# Quick question about durarock.



## A+Carpenter (Apr 19, 2005)

Alright all you know me as the framing pro. 

I have question for you guys? Do you really think applying durarock direct to the studs is alright? I would rather cap with green rock and then dura rock. The bathroom in question already is tore out. 


I have framed up the curb and about the drop some membrane for pre slope application. 

What do yall think about going direct with it? Or green and durarock?

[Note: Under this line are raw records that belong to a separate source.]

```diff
-    A.I = S->n_items; A.k = top_k; A.row_lo = row_lo;
+    A.I = S->n_items; A.k = top_k;
+    A.first = K_CAP_B;
+    while (A.first < 8 * top_k && A.first < K_CH) A.first <<= 1;
     A.row_ptr = (const long long *)S->row_ptr; A.col = S->col; A.sim = S->sim; A.mutu = S->mutu; A.nij = S->nij;
     A.info = S->info; A.frac = S->frac; A.bb = bb; A.suffix_cls = suffix_cls; A.contains_mask = contains_mask;
     A.cls = cls; A.kcnt = kcnt; A.kcol = kcol; A.kval = kval;
-    if (2 * top_k <= K_CH_SMALL / 2) {
-        k_knn_classify<K_CH_SMALL, 1><<<dim3((unsigned)(row_hi - row_lo)), dim3(K_THREADS), 0, (hipStream_t)stream>>>(A);
-        XM_LAUNCH_CHECK();
-        k_knn_classify<K_CH, 2><<<dim3((unsigned)(row_hi - row_lo)), dim3(K_THREADS), 0, (hipStream_t)stream>>>(A);
+    A.list0 = nullptr; A.count0 = nullptr; A.ticket = nullptr;
+    auto grid = [&](int per_cu, int rows_per_block) {
+        const long long full = (long long)cus * per_cu, need = (n_rows + rows_per_block - 1) / rows_per_block;
+        return dim3((unsigned)(need < full ? need : full));
+    };
+    constexpr int WPB = K_THREADS / 64;
+    A.list = lists; A.count = count;
+    k_knn_rows_wave<K_CAP_A><<<grid(8, WPB), dim3(K_THREADS), 0, st>>>(A);
+    XM_LAUNCH_CHECK();
+    A.list = lists + n_rows; A.count = count + 1;
+    k_knn_rows_wave<K_CAP_B><<<grid(5, WPB), dim3(K_THREADS), 0, st>>>(A);
+    XM_LAUNCH_CHECK();
+    A.list = lists + 2 * n_rows; A.count = count + 2;
+    A.list0 = lists + 3 * n_rows; A.count0 = count + 3; A.ticket = count + K_NCLS;
+    if (2 * top_k <= K_CH_HALF / 4) {
+        k_knn_classify<K_CH_HALF><<<grid(K_HALF_BLOCKS, 1), dim3(K_THREADS), 0, st>>>(A);
     } else {
-        k_knn_classify<K_CH, 0><<<dim3((unsigned)(row_hi - row_lo)), dim3(K_THREADS), 0, (hipStream_t)stream>>>(A);
+        k_knn_classify<K_CH><<<grid(4, 1), dim3(K_THREADS), 0, st>>>(A);
     }
     XM_LAUNCH_CHECK();
     return XMAP_OK;
```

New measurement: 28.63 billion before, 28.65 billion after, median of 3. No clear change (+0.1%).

I am very articulate as many of you know from my framing.


----------



## Bill_Vincent (Apr 6, 2005)

Okay-- a couple of things. First, I don't know if you realise it, but the preslope goes in BEFORE the membrane, hence the name PREslope. It's there to slope the membrane so that any moisture that gets thru the mortar bed will follow gravity to the weepholes. As for your question, NEITHER will work. You want a vapor barrier against the studs-- either 6 mil poly or 15 pound tar paper-- It would then tuck into the pan membrane, and THEN Durock directly over that, using 1/2" Durock. You don't want greenboard anywhere in that mix.


----------



## A+Carpenter (Apr 19, 2005)

Bill_Vincent said:


> Okay-- a couple of things. First, I don't know if you realise it, but the preslope goes in BEFORE the membrane, hence the name PREslope. It's there to slope the membrane so that any moisture that gets thru the mortar bed will follow gravity to the weepholes. As for your question, NEITHER will work. You want a vapor barrier against the studs-- either 6 mil poly or 15 pound tar paper-- It would then tuck into the pan membrane, and THEN Durock directly over that, using 1/2" Durock. You don't want greenboard anywhere in that mix.


Yes I realize that. I just was unsure about the rock. Like I said I am not tiler I am a carpenter but will do a perfect job.

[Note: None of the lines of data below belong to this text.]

__device__ __forceinline__ int slot_off(int k, int q) {
    return k * 64 + ((((q >> 2) ^ (k >> 1)) & 7) << 3) + (q & 3) * 2;
}
template <bool FRINGE>
__global__ __launch_bounds__(512) void attn_bwd1_kernel(const AttnArgs a, const int NPAD) {
    const int IMG = NPAD * 128;
    extern __shared__ __attribute__((aligned(16))) char smem[];
    char* Qimg = smem;
    char* Dimg = smem + IMG;
    char* Kimg = smem + 2 * IMG;
    const int nt = NPAD >> 5;
    char* slots = smem + 3 * IMG;
    float* kbias = (float*)(slots + 2 * nt * 2048);
    float* nlq = kbias + NPAD;
    float* ndl = nlq + NPAD;
    float* csum = ndl + NPAD;
    char* V8img = (char*)(csum + 128);

    const int lane = threadIdx.x & 63;
    const int w = __builtin_amdgcn_readfirstlane(threadIdx.x >> 6);
    const int nw = blockDim.x >> 6;
    const int bh = blockIdx.x, sidx = bh / a.heads, hd = bh % a.heads;
    const int ld = 3 * a.d;
    const SeqRows sr(a.seg, sidx);
    const int N = sr.N;
    const int nq = (N + 31) >> 5;
    const int nc = FRINGE ? min(nq, 8) : nq;
    for (int ii = w; ii < nq * 4; ii += nw) {
        const int chhi = lane >> 5, rowlo = (lane >> 2) & 7, pc = lane & 3;
        const int row = ii * 8 + rowlo;
        const int ch = chhi * 4 + (pc ^ ((row >> 2) & 3));
        const size_t r = (size_t)sr.row(row);
        glds16(a.qkv + r * ld + hd * 64 + ch * 8, Qimg + ii * 1024);
        glds16(a.qkv + r * ld + a.d + hd * 64 + ch * 8, Kimg + ii * 1024);
        glds16(a.dctx + r * a.d + hd * 64 + ch * 8, Dimg + ii * 1024);
    }
    if (FRINGE && nq > 8 && w >= 4) {
        const int chhi = lane >> 5, rowlo = (lane >> 2) & 7, pc = lane & 3;
        const int row = 256 + (w - 4) * 8 + rowlo;
        const int ch = chhi * 4 + (pc ^ ((row >> 2) & 3));
        glds16(a.qkv + (size_t)sr.row(row) * ld + 2 * a.d + hd * 64 + ch * 8, V8img + (w - 4) * 1024);
    }
    const int l31 = lane & 31, h = lane >> 5;
    const bool active = w < nc;
    const int ki = w * 32 + l31;
    const int krow = sr.row(ki);
    bf16x8 vf[4];
    if (active) {
        const bf16* kp = a.qkv + (size_t)krow * ld + a.d + hd * 64 + 8 * h;
#pragma unroll
        for (int s = 0; s < 4; ++s) vf[s] = *(const bf16x8*)(kp + a.d + 16 * s);
    }
    for (int i = threadIdx.x; i < 128; i += blockDim.x) csum[i] = 0.f;
    const float keep_prob = 1.f / a.inv_keep;
    const float inv_scale = 1.f / a.scale;
    for (int i = threadIdx.x; i < NPAD; i += blockDim.x) {
        float dl = 0.f, lq = INFINITY;
        const int row = sr.row(i);
        const float kb = key_bias(a.keymask, row, i, N);
        if (i < N) {
            const size_t o = (size_t)row * a.d + hd * 64;
            bf16x8 x[8], y[8];
#pragma unroll
            for (int c = 0; c < 8; ++c) {
                x[c] = *(const bf16x8*)(a.ctx + o + 8 * c);
                y[c] = *(const bf16x8*)(a.dctx + o + 8 * c);
            }
            lq = a.lse[(size_t)bh * a.lse_stride + i];
#pragma unroll
            for (int c = 0; c < 8; ++c)
#pragma unroll
                for (int j = 0; j < 8; ++j) dl += (float)x[c][j] * (float)y[c][j];
        }
        kbias[i] = kb;
        ndl[i] = -dl * keep_prob;
        nlq[i] = -lq * inv_scale;
    }
    asm volatile("s_waitcnt vmcnt(0)" ::: "memory");
    __syncthreads();

    const uint32_t akey = att_key(a.seed, bh + a.bh0);
    const float out_scale = a.scale * a.inv_keep;
    const float c_l2 = a.scale_log2e;
    const float kb_own = kbias[min(ki, NPAD - 1)];
    const uint32_t rl_own = (uint32_t)ki * ATT_G + akey + (uint32_t)(4 * h) * ATT_G512;
    f32x16 dK[2] = {zero16(), zero16()}, dV[2] = {zero16(), zero16()}, dQ[2] = {zero16(), zero16()};

    const int xq = (l31 >> 2) & 3;
    const int rf0 = 1024 * (l31 >> 3) + 64 * (l31 & 7) + 16 * (h ^ xq);
    const int rf1 = 1024 * (l31 >> 3) + 64 * (l31 & 7) + 16 * ((2 + h) ^ xq);
    const int tg = (lane >> 4) & 1, tq = (lane >> 2) & 3, tp = lane & 3;
    const int trl = 64 * (4 * h + tq) + 16 * ((2 * tg + (tp >> 1)) ^ h) + 8 * (tp & 1);
    const int trh = 1024 + 64 * (4 * h + tq) + 16 * ((2 * tg + (tp >> 1)) ^ ((2 + h) & 3)) + 8 * (tp & 1);
    auto rfrag = [&](const char* img_rb, int s) __attribute__((always_inline)) -> bf16x8 {
        return *(const bf16x8*)(img_rb + 512 * (s >> 1) + ((s & 1) ? rf1 : rf0));
    };
    auto tfrag = [&](const char* img_rb, int dt) __attribute__((always_inline)) -> bf16x8 {
        const bf16x4 lo = lds_tr4<bf16>(img_rb + 512 * dt + trl);
        const bf16x4 hi = lds_tr4<bf16>(img_rb + 512 * dt + trh);
        return bf16x8{lo[0], lo[1], lo[2], lo[3], hi[0], hi[1], hi[2], hi[3]};
    };
    const int sw0 = slot_off(l31, 4 * h), sw1 = slot_off(l31, 8 + 4 * h);
    const int srl = slot_off(4 * h + tq, 16 * tg + 4 * tp), srh = slot_off(8 + 4 * h + tq, 16 * tg + 4 * tp);
    auto sfrag = [&](const char* slot, int s2) __attribute__((always_inline)) -> bf16x8 {
        const bf16x4 lo = lds_tr4<bf16>(slot + 1024 * s2 + srl);
        const bf16x4 hi = lds_tr4<bf16>(slot + 1024 * s2 + srh);
        return bf16x8{lo[0], lo[1], lo[2], lo[3], hi[0], hi[1], hi[2], hi[3]};
    };

    bf16x8 qa[4], da[4], pf[2], sf[2];
    f32x16 S, dP;
    auto fetch_a = [&](int qt_) __attribute__((always_inline)) {
#pragma unroll
        for (int s = 0; s < 4; ++s) {
            qa[s] = rfrag(Qimg + qt_ * 4096, s);
            da[s] = rfrag(Dimg + qt_ * 4096, s);
        }
    };
    auto qtile = [&](int t_) __attribute__((always_inline)) {
        int q_ = w + t_;
        return q_ >= nc ? q_ - nc : q_;
    };
    auto stage_sdp = [&](int qt, const char* ktile, const bf16x8 (&vfr)[4]) __attribute__((always_inline)) {
        dP = zero16();
#pragma unroll
        for (int g4 = 0; g4 < 4; ++g4) {
            const f32x4 l4 = *(const f32x4*)(nlq + qt * 32 + 8 * g4 + 4 * h);
#pragma unroll
            for (int e = 0; e < 4; ++e) S[4 * g4 + e] = l4[e];
        }
#pragma unroll
        for (int s = 0; s < 4; ++s) {
            S = Elem<bf16>::mfma(qa[s], rfrag(ktile, s), S);
            dP = Elem<bf16>::mfma(da[s], vfr[s], dP);
        }
        __builtin_amdgcn_sched_barrier(0);
    };
    auto stage_valu_dvdk = [&](int qt, char* myslot, float kb, uint32_t rl, f32x16 (&dV)[2],
                               f32x16 (&dK)[2]) __attribute__((always_inline)) {
        bf16x8 dtr[2], qtr[2];
#pragma unroll
        for (int dt = 0; dt < 2; ++dt) {
            dtr[dt] = tfrag(Dimg + qt * 4096, dt);
            qtr[dt] = tfrag(Qimg + qt * 4096, dt);
        }
        __builtin_amdgcn_sched_barrier(0);
        if (a.drop_thresh) {
            const uint32_t rqt = rl + (uint32_t)(qt * 32) * ATT_G512;
#pragma unroll
            for (int g4 = 0; g4 < 4; ++g4) {
                const f32x4 nd = *(const f32x4*)(ndl + qt * 32 + 8 * g4 + 4 * h);
#pragma unroll
                for (int e = 0; e < 4; ++e) {
                    const int i = 4 * g4 + e;
                    const float p = __builtin_amdgcn_exp2f(fmaf(S[i], c_l2, kb));
                    const bool keep = att_mix(rqt + (uint32_t)(8 * g4 + e) * ATT_G512) >= a.drop_cmp;
                    const float pd = keep ? p : 0.f;
                    pf[i >> 3][i & 7] = (bf16)pd;
                    sf[i >> 3][i & 7] = (bf16)fmaf(pd, dP[i], p * nd[e]);
                }
            }
        } else {
#pragma unroll
            for (int g4 = 0; g4 < 4; ++g4) {
                const f32x4 nd = *(const f32x4*)(ndl + qt * 32 + 8 * g4 + 4 * h);
#pragma unroll
                for (int e = 0; e < 4; ++e) {
                    const int i = 4 * g4 + e;
                    const float p = __builtin_amdgcn_exp2f(fmaf(S[i], c_l2, kb));
                    pf[i >> 3][i & 7] = (bf16)p;
                    sf[i >> 3][i & 7] = (bf16)(p * (dP[i] + nd[e]));
                }
            }
        }
#pragma unroll
        for (int s2 = 0; s2 < 2; ++s2) {
            *(bf16x4*)(myslot + (sw0 ^ (32 * s2))) = bf16x4{sf[s2][0], sf[s2][1], sf[s2][2], sf[s2][3]};
            *(bf16x4*)(myslot + (sw1 ^ (32 * s2))) = bf16x4{sf[s2][4], sf[s2][5], sf[s2][6], sf[s2][7]};
        }
        __builtin_amdgcn_sched_barrier(0);
        bf16x8 dtr1[2], qtr1[2];
#pragma unroll
        for (int dt = 0; dt < 2; ++dt) {
            dtr1[dt] = tfrag(Dimg + qt * 4096 + 2048, dt);
            qtr1[dt] = tfrag(Qimg + qt * 4096 + 2048, dt);
        }
#pragma unroll
        for (int dt = 0; dt < 2; ++dt) {
            dV[dt] = Elem<bf16>::mfma(dtr[dt], pf[0], dV[dt]);
            dK[dt] = Elem<bf16>::mfma(qtr[dt], sf[0], dK[dt]);
        }
#pragma unroll
        for (int dt = 0; dt < 2; ++dt) {
            dV[dt] = Elem<bf16>::mfma(dtr1[dt], pf[1], dV[dt]);
            dK[dt] = Elem<bf16>::mfma(qtr1[dt], sf[1], dK[dt]);
        }
        __builtin_amdgcn_sched_barrier(0);
    };
    auto stage_dq_at = [&](const char* slot, const char* ktile, int next_q) __attribute__((always_inline)) {
        bf16x8 ktr[2][2], sb[2];
#pragma unroll
        for (int s2 = 0; s2 < 2; ++s2) {
            sb[s2] = sfrag(slot, s2);
#pragma unroll
            for (int dt = 0; dt < 2; ++dt) ktr[s2][dt] = tfrag(ktile + 2048 * s2, dt);
        }
        if (next_q >= 0) fetch_a(next_q);
        __builtin_amdgcn_sched_barrier(0);
#pragma unroll
        for (int s2 = 0; s2 < 2; ++s2)
#pragma unroll
            for (int dt = 0; dt < 2; ++dt) dQ[dt] = Elem<bf16>::mfma(ktr[s2][dt], sb[s2], dQ[dt]);
        __builtin_amdgcn_sched_barrier(0);
    };
    auto stage_dq = [&](int t, int next_q) __attribute__((always_inline)) {
        int wp = w - t;
        if (wp < 0) wp += nc;
        stage_dq_at(slots + ((t & 1) * nt + wp) * 2048, Kimg + wp * 4096, next_q);
    };
    const char* kown = Kimg + w * 4096;
    auto core_sdp = [&](int qt) __attribute__((always_inline)) { stage_sdp(qt, kown, vf); };
    auto core_valu_dvdk = [&](int qt, int t) __attribute__((always_inline)) {
        stage_valu_dvdk(qt, slots + ((t & 1) * nt + w) * 2048, kb_own, rl_own, dV, dK);
    };
    if (w >= 4) __builtin_amdgcn_s_setprio(1);
    if (!active) {
        for (int t = 0; t < nc; ++t) __syncthreads();
    } else if (w < 4) {
        fetch_a(w);
        for (int t = 0; t < nc; ++t) {
            const int qt = qtile(t);
            core_sdp(qt);
            core_valu_dvdk(qt, t);
            __syncthreads();
            stage_dq(t, t + 1 < nc ? qtile(t + 1) : -1);
        }
    } else {
        fetch_a(w);
        core_sdp(w);
        for (int t = 0; t < nc; ++t) {
            core_valu_dvdk(qtile(t), t);
            if (t > 0) stage_dq(t - 1, -1);
            if (t + 1 < nc) {
                fetch_a(qtile(t + 1));
                core_sdp(qtile(t + 1));
            }
            __syncthreads();
        }
        stage_dq(nc - 1, -1);
    }
    if (FRINGE && nq > 8) {
        auto store_tile = [&](const f32x16 (&t)[2], float sc, int row, int col0) __attribute__((always_inline)) {
            bf16* op = a.out + (size_t)row * ld + col0 + hd * 64 + 4 * h;
#pragma unroll
            for (int dt = 0; dt < 2; ++dt)
#pragma unroll
                for (int g4 = 0; g4 < 4; ++g4)
                    *(bf16x4*)(op + dt * 32 + 8 * g4) =
                        bf16x4{(bf16)(t[dt][4 * g4 + 0] * sc), (bf16)(t[dt][4 * g4 + 1] * sc),
                               (bf16)(t[dt][4 * g4 + 2] * sc), (bf16)(t[dt][4 * g4 + 3] * sc)};
        };
        fetch_a(8);
        stage_sdp(8, kown, vf);
        stage_valu_dvdk(8, slots + w * 2048, kb_own, rl_own, dV, dK);
        store_tile(dK, out_scale, krow, a.d);
        store_tile(dV, a.inv_keep, krow, 2 * a.d);
        if (a.qvsum) colsum_tiles(dV, 1.f, a.inv_keep, csum + 64, lane);
        dK[0] = zero16(), dK[1] = zero16(), dV[0] = zero16(), dV[1] = zero16();
        __syncthreads();
        const int k8 = 256 + l31;
        const char* k8tile = Kimg + 8 * 4096;
        const float kb8 = kbias[k8];
        const uint32_t rl8 = (uint32_t)k8 * ATT_G + akey + (uint32_t)(4 * h) * ATT_G512;
#pragma unroll
        for (int s = 0; s < 4; ++s) vf[s] = rfrag(V8img, s);
        char* slot1 = slots + (nt + w) * 2048;
        fetch_a(w);
        stage_sdp(w, k8tile, vf);
        stage_valu_dvdk(w, slot1, kb8, rl8, dV, dK);
        stage_dq_at(slot1, k8tile, w == 0 ? 8 : -1);
        if (w == 0) {
            stage_sdp(8, k8tile, vf);
            stage_valu_dvdk(8, slots + 8 * 2048, kb8, rl8, dV, dK);
        }
        store_tile(dQ, out_scale, krow, 0);
        if (a.qvsum) colsum_tiles(dQ, 1.f, out_scale, csum, lane);
        __syncthreads();
        auto put = [&](int region) __attribute__((always_inline)) {
            f32x4* p = (f32x4*)(smem + region * 16384) + lane;
#pragma unroll
            for (int dt = 0; dt < 2; ++dt)
#pragma unroll
                for (int g4 = 0; g4 < 4; ++g4) {
                    p[(dt * 4 + g4) * 64] = f32x4{dK[dt][4 * g4], dK[dt][4 * g4 + 1], dK[dt][4 * g4 + 2], dK[dt][4 * g4 + 3]};
                    p[(8 + dt * 4 + g4) * 64] = f32x4{dV[dt][4 * g4], dV[dt][4 * g4 + 1], dV[dt][4 * g4 + 2], dV[dt][4 * g4 + 3]};
                }
        };
        auto add = [&](int region) __attribute__((always_inline)) {
            const f32x4* p = (const f32x4*)(smem + region * 16384) + lane;
#pragma unroll
            for (int dt = 0; dt < 2; ++dt)
#pragma unroll
                for (int g4 = 0; g4 < 4; ++g4) {
                    const f32x4 uk = p[(dt * 4 + g4) * 64], uv = p[(8 + dt * 4 + g4) * 64];
#pragma unroll
                    for (int e = 0; e < 4; ++e) dK[dt][4 * g4 + e] += uk[e], dV[dt][4 * g4 + e] += uv[e];
                }
        };
        const int row8 = sr.row(k8);
        const float wt8 = k8 < N ? 1.f : 0.f;
        if (w >= 4) put(w - 4);
        if (w == 4 || w == 5) {
            const int dt = w - 4;
            f32x16 acc = zero16();
            for (int k = 0; k < 9; ++k) {
                const char* slot = slots + k * 2048;
                const bf16x8 s0 = sfrag(slot, 0), s1 = sfrag(slot, 1);
                const bf16x8 k0 = tfrag(Kimg + k * 4096, dt), k1 = tfrag(Kimg + k * 4096 + 2048, dt);
                acc = Elem<bf16>::mfma(k0, s0, acc);
                acc = Elem<bf16>::mfma(k1, s1, acc);
            }
            if (k8 < N) {
                bf16* op = a.out + (size_t)row8 * ld + hd * 64 + dt * 32 + 4 * h;
#pragma unroll
                for (int g4 = 0; g4 < 4; ++g4)
                    *(bf16x4*)(op + 8 * g4) =
                        bf16x4{(bf16)(acc[4 * g4 + 0] * out_scale), (bf16)(acc[4 * g4 + 1] * out_scale),
                               (bf16)(acc[4 * g4 + 2] * out_scale), (bf16)(acc[4 * g4 + 3] * out_scale)};
            }
            if (a.qvsum) colsum_tile(acc, wt8, out_scale, csum + dt * 32, lane);
        }
        __syncthreads();
        if (w < 4) add(w);
        if (w >= 1 && w < 4) put(w);
        __syncthreads();
        if (w == 0) {
            add(1), add(2), add(3);
            if (k8 < N) {
                store_tile(dK, out_scale, row8, a.d);
                store_tile(dV, a.inv_keep, row8, 2 * a.d);
            }
            if (a.qvsum) colsum_tiles(dV, wt8, a.inv_keep, csum + 64, lane);
        }
    } else if (active && ki < N) {
        bf16* op = a.out + (size_t)krow * ld + hd * 64 + 4 * h;
#pragma unroll
        for (int dt = 0; dt < 2; ++dt)
#pragma unroll
            for (int g4 = 0; g4 < 4; ++g4) {
                bf16x4 oq = {(bf16)(dQ[dt][4 * g4 + 0] * out_scale), (bf16)(dQ[dt][4 * g4 + 1] * out_scale),
                             (bf16)(dQ[dt][4 * g4 + 2] * out_scale), (bf16)(dQ[dt][4 * g4 + 3] * out_scale)};
                bf16x4 ok = {(bf16)(dK[dt][4 * g4 + 0] * out_scale), (bf16)(dK[dt][4 * g4 + 1] * out_scale),
                             (bf16)(dK[dt][4 * g4 + 2] * out_scale), (bf16)(dK[dt][4 * g4 + 3] * out_scale)};
                bf16x4 ov = {(bf16)(dV[dt][4 * g4 + 0] * a.inv_keep), (bf16)(dV[dt][4 * g4 + 1] * a.inv_keep),
                             (bf16)(dV[dt][4 * g4 + 2] * a.inv_keep), (bf16)(dV[dt][4 * g4 + 3] * a.inv_keep)};
                *(bf16x4*)(op + dt * 32 + 8 * g4) = oq;
                *(bf16x4*)(op + a.d + dt * 32 + 8 * g4) = ok;
                *(bf16x4*)(op + 2 * a.d + dt * 32 + 8 * g4) = ov;
            }
    }
    if (a.qvsum) {
        if (active && !(FRINGE && nq > 8)) {
            const float wt = ki < N ? 1.f : 0.f;
            colsum_tiles(dQ, wt, out_scale, csum, lane);
            colsum_tiles(dV, wt, a.inv_keep, csum + 64, lane);
        }
        __syncthreads();
        for (int i = threadIdx.x; i < 128; i += blockDim.x) {
            float* dst = a.qvsum + (size_t)sidx * 2 * a.d + (i >> 6) * a.d + hd * 64 + (i & 63);
            *dst = csum[i];
        }
    }
}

Drywall was the backing on demo. I was like:laughing::laughing:



Thanks for your confirmation on the green board.


----------



## MattCoops (Apr 7, 2006)

Instead of durock, you can use dens shield. Eliminates the moisture barrier.
And dens shield is water resistant. Brush on two coats of Red Guard over seams and screws and you have a water shielded backer.
Here's a decent article for: constructing a mud shower pan for tile installation


----------



## JazMan (Feb 16, 2007)

OR.........if you want a really watertight shower, both walls and floor, do a Kerdi shower. http://picasaweb.google.com/tile4youinc Best way to go I think.:thumbsup:

Jaz


----------